§ GOAL OF THE EXERCISE
Transcribe each record below word for word.

§ RECORDED INFORMATION
template <int W, bool ANY, bool COUNT, int EPI, int STK>
__device__ __forceinline__ void scene_ray(const SceneArgs& A, size_t i,
                                          const float4* stl, const float* sbox,
                                          const float4* sdom, int32_t* stk, int32_t* wstk,
                                          unsigned& nnode, unsigned& ntri,
                                          unsigned& nvisit, bool& spawn, float* pos,
                                          float* wi, const float* rin = nullptr) {
  constexpr bool kKeysL = EPI == kEpiKeys || EPI == kEpiKeysShade;
  const SlotDesc* __restrict__ slots = A.slots;
  const int* __restrict__ dom2slot = A.dom2slot;
  const int ntlas = A.ntlas;
  spray_rt_hit* __restrict__ hits = A.hits;
  uint8_t* __restrict__ occ = A.occ;
  {
    v4f a, b;
    if (ao_epi(EPI)) {
      ao_gen(A, i, a, b);
    } else if (rin) {
      a = v4f{rin[0], rin[1], rin[2], kRayEpsilon};
      b = v4f{rin[3], rin[4], rin[5], kInf};
    } else {
      const v4f* rp = reinterpret_cast<const v4f*>(A.rays + i);
      if (SPRAY_NT_IO_LANE) {
        a = __builtin_nontemporal_load(rp);
        b = __builtin_nontemporal_load(rp + 1);
      } else {
        a = rp[0];
        b = rp[1];
      }
    }
    const float4 o4 = make_float4(a.x, a.y, a.z, a.w), d4 = make_float4(b.x, b.y, b.z, b.w);
    const Ray r = make_ray(o4.x, o4.y, o4.z, d4.x, d4.y, d4.z);
    uint64_t m[W];
#pragma unroll
    for (int w = 0; w < W; ++w) m[w] = 0;
    tlas_mask_wave<W>(stl, ntlas, wstk, r, o4, d4, m);
    Best best{ANY ? 0.f : d4.w, 0xFFFFFFFFu, 0xFFFFFFFFu};
    int best_dom = -1;
    uint32_t it = 0, best_it = 0;
    bool occluded = false;
    for (;;) {
      float st = kInf;
      int sb = -1;
      bool any_left = false;
#pragma unroll
      for (int w = 0; w < W; ++w) any_left |= m[w] != 0;
      if (!any_left) break;
      {
        float dx = r.dx, dy = r.dy, dz = r.dz;
        asm volatile("" : "+v"(dx), "+v"(dy), "+v"(dz));
        const DRay dr = make_dray(r.ox, r.oy, r.oz, dx, dy, dz);
#pragma unroll
        for (int w = 0; w < W; ++w) {
          uint64_t bits = m[w];
          while (bits) {
            const int j = __ffsll((long long)bits) - 1;
            bits &= bits - 1;
            const int b = 64 * w + j;
            float tm;
            aabb_ref(sbox + 6 * b, dr, tm);
            if (sb < 0 || tm < st) {
              st = tm;
              sb = b;
            }
          }
        }
      }
#pragma unroll
      for (int w = 0; w < W; ++w)
        if (w == (sb >> 6)) m[w] &= ~(1ull << (sb & 63));
      const uint32_t pos_sb = it;
      if (kKeysL) ++it;
      const float4 dt = sdom[sb];
      const char* nodes = reinterpret_cast<const char*>(
          (uint64_t(__float_as_uint(dt.y)) << 32) | __float_as_uint(dt.x));
      if (!nodes) continue;
      const void* tris = nodes + __float_as_uint(dt.z);
      const uint32_t* prims = reinterpret_cast<const uint32_t*>(nodes + __float_as_uint(dt.w));
      if (COUNT) ++nvisit;
      if (ANY) {
        const bool o = (COUNT || SPRAY_AH_WW == 0)
                           ? trace_tree<true, COUNT>(nodes, tris, prims, r, o4.w, d4.w, best,
                                                     stk, nnode, ntri)
                           : SPRAY_AH_QNODES ? occluded_tree_q4<STK>(nodes, tris, r, o4.w, d4.w, stk)
                                             : occluded_tree_ww(nodes, tris, r, o4.w, d4.w, stk);
        if (o) {
          occluded = true;
          break;
        }
      } else {
        const uint32_t keep_prim = best.prim, keep_leaf = best.leaf;
        if (best_dom >= 0) best.prim = 0u;
        best.leaf = 0xFFFFFFFFu;
        trace_tree<false, COUNT>(nodes, tris, prims, r, o4.w, 0.f, best, stk, nnode,
                                 ntri);
        if (best.leaf != 0xFFFFFFFFu) {
          best_dom = sb;
          if (kKeysL) best_it = pos_sb;
        } else {
          best.prim = keep_prim;
          best.leaf = keep_leaf;
        }
      }
    }
    if (ANY) {
      occ[i] = occluded ? 1 : 0;
      if (EPI == kEpiAoGenF && occluded) ao_field(A, i);
    } else {
      float4 h0, h1, h2;
      if (best_dom < 0) {
        h0 = make_float4(kInf, 0.f, 0.f, __uint_as_float(0xFFFFFFFFu));
        h1 = make_float4(0.f, 0.f, 0.f, __uint_as_float(0u));
        h2 = make_float4(0.f, 0.f, 0.f, __int_as_float(-1));
      } else {
        const SlotDesc s = slots[dom2slot[best_dom]];
        float hu, hv;
        const float4 c = hit_uv(s, r, o4.w, best.leaf, hu, hv);
        uint32_t color;
        float nsx, nsy, nsz;
        epilogue(s, best.prim, hu, hv, color, nsx, nsy, nsz);
        h0 = make_float4(best.t, hu, hv, __uint_as_float(best.prim));
        h1 = make_float4(c.y, c.z, c.w, __uint_as_float(color));
        h2 = make_float4(nsx, nsy, nsz, __int_as_float(best_dom));
      }
      if (!((EPI == kEpiKeysShade || EPI == kEpiShadowFrame) && !hits)) {
        float4* hp = reinterpret_cast<float4*>(hits + i);
        hp[0] = h0;
        hp[1] = h1;
        hp[2] = h2;
      }
      if (kKeysL) {
        A.keys[i] = best_dom < 0 ? 0x7FFFFFFFFFFFFFFFull
                                 : (uint64_t(__float_as_uint(best.t)) << 32) |
                                       (uint64_t(best_it) << 16) | uint64_t(best_dom);
      }
      if (EPI == kEpiKeysShade) {
        A.tkeys[i] = best_dom >= 0 ? __float_as_uint(best.t) : 0xFFFFFFFFu;
        if (A.sh_valid) {
          bool sp = false;
          if (best_dom >= 0) {
            spray_rt_hit h;
            h.t = h0.x;
            h.color = __float_as_uint(h1.w);
            h.ns[0] = h2.x;
            h.ns[1] = h2.y;
            h.ns[2] = h2.z;
            const float d3[3] = {d4.x, d4.y, d4.z}, o3[3] = {o4.x, o4.y, o4.z};
            float L[3];
            sp = shade_pt_point(o3, d3, h, A.shade, pos, wi, L);
            if (sp) A.sw[i] = make_float4(L[0], L[1], L[2], 0.f);
          }
          A.sh_valid[i] = sp;
        }
      }
      if (EPI == kEpiSpawn && best_dom >= 0) {
        spray_rt_hit h;
        h.t = h0.x;
        h.color = __float_as_uint(h1.w);
        h.ns[0] = h2.x;
        h.ns[1] = h2.y;
        h.ns[2] = h2.z;
        h.domain = best_dom;
        spray_rt_ray ray;
        ray.org[0] = o4.x;
        ray.org[1] = o4.y;
        ray.org[2] = o4.z;
        ray.dir[0] = d4.x;
        ray.dir[1] = d4.y;
        ray.dir[2] = d4.z;
        spawn = shadow_pt(ray, h, A.shade, pos, wi);
      }
    }
  }
}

§ WRITTEN RESPONSE
template <int W, bool ANY, bool COUNT, int EPI, int STK>
__device__ __forceinline__ void scene_ray(const SceneArgs& A, size_t i,
                                          const float4* stl, const float* sbox,
                                          const float4* sdom, int32_t* stk, int32_t* wstk,
                                          unsigned& nnode, unsigned& ntri,
                                          unsigned& nvisit, bool& spawn, float* pos,
                                          float* wi, const float* rin = nullptr) {
  constexpr bool kKeysL = EPI == kEpiKeys || EPI == kEpiKeysShade;
  const SlotDesc* __restrict__ slots = A.slots;
  const int* __restrict__ dom2slot = A.dom2slot;
  const int ntlas = A.ntlas;
  spray_rt_hit* __restrict__ hits = A.hits;
  uint8_t* __restrict__ occ = A.occ;
  {
    v4f a, b;
    if (ao_epi(EPI)) {
      ao_gen(A, i, a, b);
    } else if (rin) {
      a = v4f{rin[0], rin[1], rin[2], kRayEpsilon};
      b = v4f{rin[3], rin[4], rin[5], kInf};
    } else {
      const v4f* rp = reinterpret_cast<const v4f*>(A.rays + i);
      if (SPRAY_NT_IO_LANE) {
        a = __builtin_nontemporal_load(rp);
        b = __builtin_nontemporal_load(rp + 1);
      } else {
        a = rp[0];
        b = rp[1];
      }
    }
    const float4 o4 = make_float4(a.x, a.y, a.z, a.w), d4 = make_float4(b.x, b.y, b.z, b.w);
    const Ray r = make_ray(o4.x, o4.y, o4.z, d4.x, d4.y, d4.z);
    uint64_t m[W];
#pragma unroll
    for (int w = 0; w < W; ++w) m[w] = 0;
    tlas_mask_wave<W>(stl, ntlas, wstk, r, o4, d4, m);
    Best best{ANY ? 0.f : d4.w, 0xFFFFFFFFu, 0xFFFFFFFFu};
    int best_dom = -1;
    uint32_t it = 0, best_it = 0;
    bool occluded = false;
    for (;;) {
      float st = kInf;
      int sb = -1;
      bool any_left = false;
#pragma unroll
      for (int w = 0; w < W; ++w) any_left |= m[w] != 0;
      if (!any_left) break;
      {
        float dx = r.dx, dy = r.dy, dz = r.dz;
        asm volatile("" : "+v"(dx), "+v"(dy), "+v"(dz));
        const DRay dr = make_dray(r.ox, r.oy, r.oz, dx, dy, dz);
#pragma unroll
        for (int w = 0; w < W; ++w) {
          uint64_t bits = m[w];
          while (bits) {
            const int j = __ffsll((long long)bits) - 1;
            bits &= bits - 1;
            const int b = 64 * w + j;
            float tm;
            aabb_ref(sbox + 6 * b, dr, tm);
            if (sb < 0 || tm < st) {
              st = tm;
              sb = b;
            }
          }
        }
      }
#pragma unroll
      for (int w = 0; w < W; ++w)
        if (w == (sb >> 6)) m[w] &= ~(1ull << (sb & 63));
      const uint32_t pos_sb = it;
      if (kKeysL) ++it;
      const float4 dt = sdom[sb];
      const char* nodes = reinterpret_cast<const char*>(
          (uint64_t(__float_as_uint(dt.y)) << 32) | __float_as_uint(dt.x));
      if (!nodes) continue;
      const void* tris = nodes + __float_as_uint(dt.z);
      const uint32_t* prims = reinterpret_cast<const uint32_t*>(nodes + __float_as_uint(dt.w));
      if (COUNT) ++nvisit;
      if (ANY) {
        const bool o = (COUNT || SPRAY_AH_WW == 0)
                           ? trace_tree<true, COUNT>(nodes, tris, prims, r, o4.w, d4.w, best,
                                                     stk, nnode, ntri)
                           : SPRAY_AH_QNODES ? occluded_tree_q4<STK>(nodes, tris, r, o4.w, d4.w, stk)
                                             : occluded_tree_ww(nodes, tris, r, o4.w, d4.w, stk);
        if (o) {
          occluded = true;
          break;
        }
      } else {
        const uint32_t keep_prim = best.prim, keep_leaf = best.leaf;
        if (best_dom >= 0) best.prim = 0u;
        best.leaf = 0xFFFFFFFFu;
        trace_tree<false, COUNT>(nodes, tris, prims, r, o4.w, 0.f, best, stk, nnode,
                                 ntri);
        if (best.leaf != 0xFFFFFFFFu) {
          best_dom = sb;
          if (kKeysL) best_it = pos_sb;
        } else {
          best.prim = keep_prim;
          best.leaf = keep_leaf;
        }
      }
    }
    if (ANY) {
      occ[i] = occluded ? 1 : 0;
      if (EPI == kEpiAoGenF && occluded) ao_field(A, i);
    } else {
      float4 h0, h1, h2;
      if (best_dom < 0) {
        h0 = make_float4(kInf, 0.f, 0.f, __uint_as_float(0xFFFFFFFFu));
        h1 = make_float4(0.f, 0.f, 0.f, __uint_as_float(0u));
        h2 = make_float4(0.f, 0.f, 0.f, __int_as_float(-1));
      } else {
        const SlotDesc s = slots[dom2slot[best_dom]];
        float hu, hv;
        const float4 c = hit_uv(s, r, o4.w, best.leaf, hu, hv);
        uint32_t color;
        float nsx, nsy, nsz;
        epilogue(s, best.prim, hu, hv, color, nsx, nsy, nsz);
        h0 = make_float4(best.t, hu, hv, __uint_as_float(best.prim));
        h1 = make_float4(c.y, c.z, c.w, __uint_as_float(color));
        h2 = make_float4(nsx, nsy, nsz, __int_as_float(best_dom));
      }
      if (!((EPI == kEpiKeysShade || EPI == kEpiShadowFrame) && !hits)) {
        float4* hp = reinterpret_cast<float4*>(hits + i);
        hp[0] = h0;
        hp[1] = h1;
        hp[2] = h2;
      }
      if (kKeysL) {
        A.keys[i] = best_dom < 0 ? 0x7FFFFFFFFFFFFFFFull
                                 : (uint64_t(__float_as_uint(best.t)) << 32) |
                                       (uint64_t(best_it) << 16) | uint64_t(best_dom);
      }
      if (EPI == kEpiKeysShade) {
        A.tkeys[i] = best_dom >= 0 ? __float_as_uint(best.t) : 0xFFFFFFFFu;
        if (A.sh_valid) {
          bool sp = false;
          if (best_dom >= 0) {
            spray_rt_hit h;
            h.t = h0.x;
            h.color = __float_as_uint(h1.w);
            h.ns[0] = h2.x;
            h.ns[1] = h2.y;
            h.ns[2] = h2.z;
            const float d3[3] = {d4.x, d4.y, d4.z}, o3[3] = {o4.x, o4.y, o4.z};
            float L[3];
            sp = shade_pt_point(o3, d3, h, A.shade, pos, wi, L);
            if (sp) A.sw[i] = make_float4(L[0], L[1], L[2], 0.f);
          }
          A.sh_valid[i] = sp;
        }
      }
      if (EPI == kEpiSpawn && best_dom >= 0) {
        spray_rt_hit h;
        h.t = h0.x;
        h.color = __float_as_uint(h1.w);
        h.ns[0] = h2.x;
        h.ns[1] = h2.y;
        h.ns[2] = h2.z;
        h.domain = best_dom;
        spray_rt_ray ray;
        ray.org[0] = o4.x;
        ray.org[1] = o4.y;
        ray.org[2] = o4.z;
        ray.dir[0] = d4.x;
        ray.dir[1] = d4.y;
        ray.dir[2] = d4.z;
        spawn = shadow_pt(ray, h, A.shade, pos, wi);
      }
    }
  }
}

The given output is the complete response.